» **Stored items from a collection**:
=-=-=

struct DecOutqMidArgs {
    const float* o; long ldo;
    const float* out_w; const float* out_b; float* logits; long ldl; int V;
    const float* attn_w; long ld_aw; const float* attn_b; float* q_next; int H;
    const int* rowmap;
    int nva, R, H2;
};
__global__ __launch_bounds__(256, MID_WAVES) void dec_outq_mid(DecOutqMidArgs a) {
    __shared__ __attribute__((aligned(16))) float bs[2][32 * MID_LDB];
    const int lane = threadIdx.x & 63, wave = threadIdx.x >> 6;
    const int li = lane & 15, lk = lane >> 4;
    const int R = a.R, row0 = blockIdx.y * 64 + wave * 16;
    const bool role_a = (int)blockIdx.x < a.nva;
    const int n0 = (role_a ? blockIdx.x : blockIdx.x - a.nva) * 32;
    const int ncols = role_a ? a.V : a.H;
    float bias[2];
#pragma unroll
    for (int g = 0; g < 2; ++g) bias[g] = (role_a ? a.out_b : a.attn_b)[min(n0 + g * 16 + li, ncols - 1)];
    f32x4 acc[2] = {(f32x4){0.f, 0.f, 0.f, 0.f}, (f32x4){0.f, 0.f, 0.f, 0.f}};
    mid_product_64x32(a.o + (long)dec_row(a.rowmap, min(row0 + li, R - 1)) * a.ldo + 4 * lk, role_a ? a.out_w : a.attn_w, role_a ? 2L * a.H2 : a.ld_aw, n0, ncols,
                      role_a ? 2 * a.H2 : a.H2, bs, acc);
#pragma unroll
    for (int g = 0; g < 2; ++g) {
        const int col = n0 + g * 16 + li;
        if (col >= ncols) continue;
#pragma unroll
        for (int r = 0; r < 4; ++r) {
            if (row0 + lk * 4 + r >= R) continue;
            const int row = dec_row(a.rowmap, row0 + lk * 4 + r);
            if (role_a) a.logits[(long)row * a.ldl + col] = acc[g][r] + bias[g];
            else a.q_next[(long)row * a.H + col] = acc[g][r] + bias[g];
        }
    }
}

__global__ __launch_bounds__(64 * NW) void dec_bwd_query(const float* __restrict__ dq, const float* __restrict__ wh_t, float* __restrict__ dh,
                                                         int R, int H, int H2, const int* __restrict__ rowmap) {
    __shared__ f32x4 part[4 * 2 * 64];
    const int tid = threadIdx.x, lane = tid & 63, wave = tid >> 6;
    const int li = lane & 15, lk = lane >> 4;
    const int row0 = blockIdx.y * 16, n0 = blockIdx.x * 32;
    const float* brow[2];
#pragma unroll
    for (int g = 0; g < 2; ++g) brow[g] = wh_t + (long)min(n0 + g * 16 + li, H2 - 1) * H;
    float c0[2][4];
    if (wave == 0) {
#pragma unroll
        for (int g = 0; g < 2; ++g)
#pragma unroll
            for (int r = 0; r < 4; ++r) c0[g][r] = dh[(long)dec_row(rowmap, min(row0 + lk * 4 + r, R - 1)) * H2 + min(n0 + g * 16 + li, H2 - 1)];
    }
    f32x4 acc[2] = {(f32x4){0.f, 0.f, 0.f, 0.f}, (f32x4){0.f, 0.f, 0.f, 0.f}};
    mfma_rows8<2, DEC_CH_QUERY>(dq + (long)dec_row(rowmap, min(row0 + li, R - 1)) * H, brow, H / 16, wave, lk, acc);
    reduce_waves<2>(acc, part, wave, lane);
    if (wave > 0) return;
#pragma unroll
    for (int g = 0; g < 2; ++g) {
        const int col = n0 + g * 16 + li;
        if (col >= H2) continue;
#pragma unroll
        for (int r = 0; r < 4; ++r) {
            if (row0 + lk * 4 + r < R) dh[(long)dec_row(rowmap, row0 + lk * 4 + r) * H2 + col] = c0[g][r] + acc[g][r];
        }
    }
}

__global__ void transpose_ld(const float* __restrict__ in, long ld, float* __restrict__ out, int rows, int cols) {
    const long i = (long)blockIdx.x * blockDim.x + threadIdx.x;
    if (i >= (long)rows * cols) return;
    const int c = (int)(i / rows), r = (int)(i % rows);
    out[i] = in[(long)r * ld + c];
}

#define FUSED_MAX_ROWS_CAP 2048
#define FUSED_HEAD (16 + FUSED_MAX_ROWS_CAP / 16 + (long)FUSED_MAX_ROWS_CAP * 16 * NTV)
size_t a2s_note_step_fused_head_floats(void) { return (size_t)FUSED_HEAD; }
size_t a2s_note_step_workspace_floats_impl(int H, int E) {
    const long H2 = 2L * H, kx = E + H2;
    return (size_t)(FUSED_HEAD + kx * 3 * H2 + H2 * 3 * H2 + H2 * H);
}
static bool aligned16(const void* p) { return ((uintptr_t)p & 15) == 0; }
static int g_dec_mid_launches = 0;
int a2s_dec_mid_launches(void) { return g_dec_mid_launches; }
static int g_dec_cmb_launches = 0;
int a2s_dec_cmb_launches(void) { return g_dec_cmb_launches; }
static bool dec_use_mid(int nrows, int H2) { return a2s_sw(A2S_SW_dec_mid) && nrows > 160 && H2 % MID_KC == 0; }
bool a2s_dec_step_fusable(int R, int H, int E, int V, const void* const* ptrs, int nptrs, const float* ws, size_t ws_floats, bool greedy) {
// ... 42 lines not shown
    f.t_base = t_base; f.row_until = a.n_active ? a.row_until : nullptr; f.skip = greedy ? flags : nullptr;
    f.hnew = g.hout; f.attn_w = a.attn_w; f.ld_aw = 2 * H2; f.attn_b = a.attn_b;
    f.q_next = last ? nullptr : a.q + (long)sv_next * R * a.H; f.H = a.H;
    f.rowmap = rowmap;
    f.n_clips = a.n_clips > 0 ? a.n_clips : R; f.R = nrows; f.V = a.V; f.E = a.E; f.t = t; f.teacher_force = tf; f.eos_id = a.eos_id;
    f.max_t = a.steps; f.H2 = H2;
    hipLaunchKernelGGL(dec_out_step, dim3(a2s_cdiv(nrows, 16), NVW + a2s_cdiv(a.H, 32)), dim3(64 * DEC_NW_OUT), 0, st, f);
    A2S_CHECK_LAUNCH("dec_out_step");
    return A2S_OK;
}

=-=-=

Reproduce the data above exactly, leaving nothing out.

struct DecOutqMidArgs {
    const float* o; long ldo;
    const float* out_w; const float* out_b; float* logits; long ldl; int V;
    const float* attn_w; long ld_aw; const float* attn_b; float* q_next; int H;
    const int* rowmap;
    int nva, R, H2;
};
__global__ __launch_bounds__(256, MID_WAVES) void dec_outq_mid(DecOutqMidArgs a) {
    __shared__ __attribute__((aligned(16))) float bs[2][32 * MID_LDB];
    const int lane = threadIdx.x & 63, wave = threadIdx.x >> 6;
    const int li = lane & 15, lk = lane >> 4;
    const int R = a.R, row0 = blockIdx.y * 64 + wave * 16;
    const bool role_a = (int)blockIdx.x < a.nva;
    const int n0 = (role_a ? blockIdx.x : blockIdx.x - a.nva) * 32;
    const int ncols = role_a ? a.V : a.H;
    float bias[2];
#pragma unroll
    for (int g = 0; g < 2; ++g) bias[g] = (role_a ? a.out_b : a.attn_b)[min(n0 + g * 16 + li, ncols - 1)];
    f32x4 acc[2] = {(f32x4){0.f, 0.f, 0.f, 0.f}, (f32x4){0.f, 0.f, 0.f, 0.f}};
    mid_product_64x32(a.o + (long)dec_row(a.rowmap, min(row0 + li, R - 1)) * a.ldo + 4 * lk, role_a ? a.out_w : a.attn_w, role_a ? 2L * a.H2 : a.ld_aw, n0, ncols,
                      role_a ? 2 * a.H2 : a.H2, bs, acc);
#pragma unroll
    for (int g = 0; g < 2; ++g) {
        const int col = n0 + g * 16 + li;
        if (col >= ncols) continue;
#pragma unroll
        for (int r = 0; r < 4; ++r) {
            if (row0 + lk * 4 + r >= R) continue;
            const int row = dec_row(a.rowmap, row0 + lk * 4 + r);
            if (role_a) a.logits[(long)row * a.ldl + col] = acc[g][r] + bias[g];
            else a.q_next[(long)row * a.H + col] = acc[g][r] + bias[g];
        }
    }
}

__global__ __launch_bounds__(64 * NW) void dec_bwd_query(const float* __restrict__ dq, const float* __restrict__ wh_t, float* __restrict__ dh,
                                                         int R, int H, int H2, const int* __restrict__ rowmap) {
    __shared__ f32x4 part[4 * 2 * 64];
    const int tid = threadIdx.x, lane = tid & 63, wave = tid >> 6;
    const int li = lane & 15, lk = lane >> 4;
    const int row0 = blockIdx.y * 16, n0 = blockIdx.x * 32;
    const float* brow[2];
#pragma unroll
    for (int g = 0; g < 2; ++g) brow[g] = wh_t + (long)min(n0 + g * 16 + li, H2 - 1) * H;
    float c0[2][4];
    if (wave == 0) {
#pragma unroll
        for (int g = 0; g < 2; ++g)
#pragma unroll
            for (int r = 0; r < 4; ++r) c0[g][r] = dh[(long)dec_row(rowmap, min(row0 + lk * 4 + r, R - 1)) * H2 + min(n0 + g * 16 + li, H2 - 1)];
    }
    f32x4 acc[2] = {(f32x4){0.f, 0.f, 0.f, 0.f}, (f32x4){0.f, 0.f, 0.f, 0.f}};
    mfma_rows8<2, DEC_CH_QUERY>(dq + (long)dec_row(rowmap, min(row0 + li, R - 1)) * H, brow, H / 16, wave, lk, acc);
    reduce_waves<2>(acc, part, wave, lane);
    if (wave > 0) return;
#pragma unroll
    for (int g = 0; g < 2; ++g) {
        const int col = n0 + g * 16 + li;
        if (col >= H2) continue;
#pragma unroll
        for (int r = 0; r < 4; ++r) {
            if (row0 + lk * 4 + r < R) dh[(long)dec_row(rowmap, row0 + lk * 4 + r) * H2 + col] = c0[g][r] + acc[g][r];
        }
    }
}

__global__ void transpose_ld(const float* __restrict__ in, long ld, float* __restrict__ out, int rows, int cols) {
    const long i = (long)blockIdx.x * blockDim.x + threadIdx.x;
    if (i >= (long)rows * cols) return;
    const int c = (int)(i / rows), r = (int)(i % rows);
    out[i] = in[(long)r * ld + c];
}

#define FUSED_MAX_ROWS_CAP 2048
#define FUSED_HEAD (16 + FUSED_MAX_ROWS_CAP / 16 + (long)FUSED_MAX_ROWS_CAP * 16 * NTV)
size_t a2s_note_step_fused_head_floats(void) { return (size_t)FUSED_HEAD; }
size_t a2s_note_step_workspace_floats_impl(int H, int E) {
    const long H2 = 2L * H, kx = E + H2;
    return (size_t)(FUSED_HEAD + kx * 3 * H2 + H2 * 3 * H2 + H2 * H);
}
static bool aligned16(const void* p) { return ((uintptr_t)p & 15) == 0; }
static int g_dec_mid_launches = 0;
int a2s_dec_mid_launches(void) { return g_dec_mid_launches; }
static int g_dec_cmb_launches = 0;
int a2s_dec_cmb_launches(void) { return g_dec_cmb_launches; }
static bool dec_use_mid(int nrows, int H2) { return a2s_sw(A2S_SW_dec_mid) && nrows > 160 && H2 % MID_KC == 0; }
bool a2s_dec_step_fusable(int R, int H, int E, int V, const void* const* ptrs, int nptrs, const float* ws, size_t ws_floats, bool greedy) {
// ... 42 lines not shown
    f.t_base = t_base; f.row_until = a.n_active ? a.row_until : nullptr; f.skip = greedy ? flags : nullptr;
    f.hnew = g.hout; f.attn_w = a.attn_w; f.ld_aw = 2 * H2; f.attn_b = a.attn_b;
    f.q_next = last ? nullptr : a.q + (long)sv_next * R * a.H; f.H = a.H;
    f.rowmap = rowmap;
    f.n_clips = a.n_clips > 0 ? a.n_clips : R; f.R = nrows; f.V = a.V; f.E = a.E; f.t = t; f.teacher_force = tf; f.eos_id = a.eos_id;
    f.max_t = a.steps; f.H2 = H2;
    hipLaunchKernelGGL(dec_out_step, dim3(a2s_cdiv(nrows, 16), NVW + a2s_cdiv(a.H, 32)), dim3(64 * DEC_NW_OUT), 0, st, f);
    A2S_CHECK_LAUNCH("dec_out_step");
    return A2S_OK;
}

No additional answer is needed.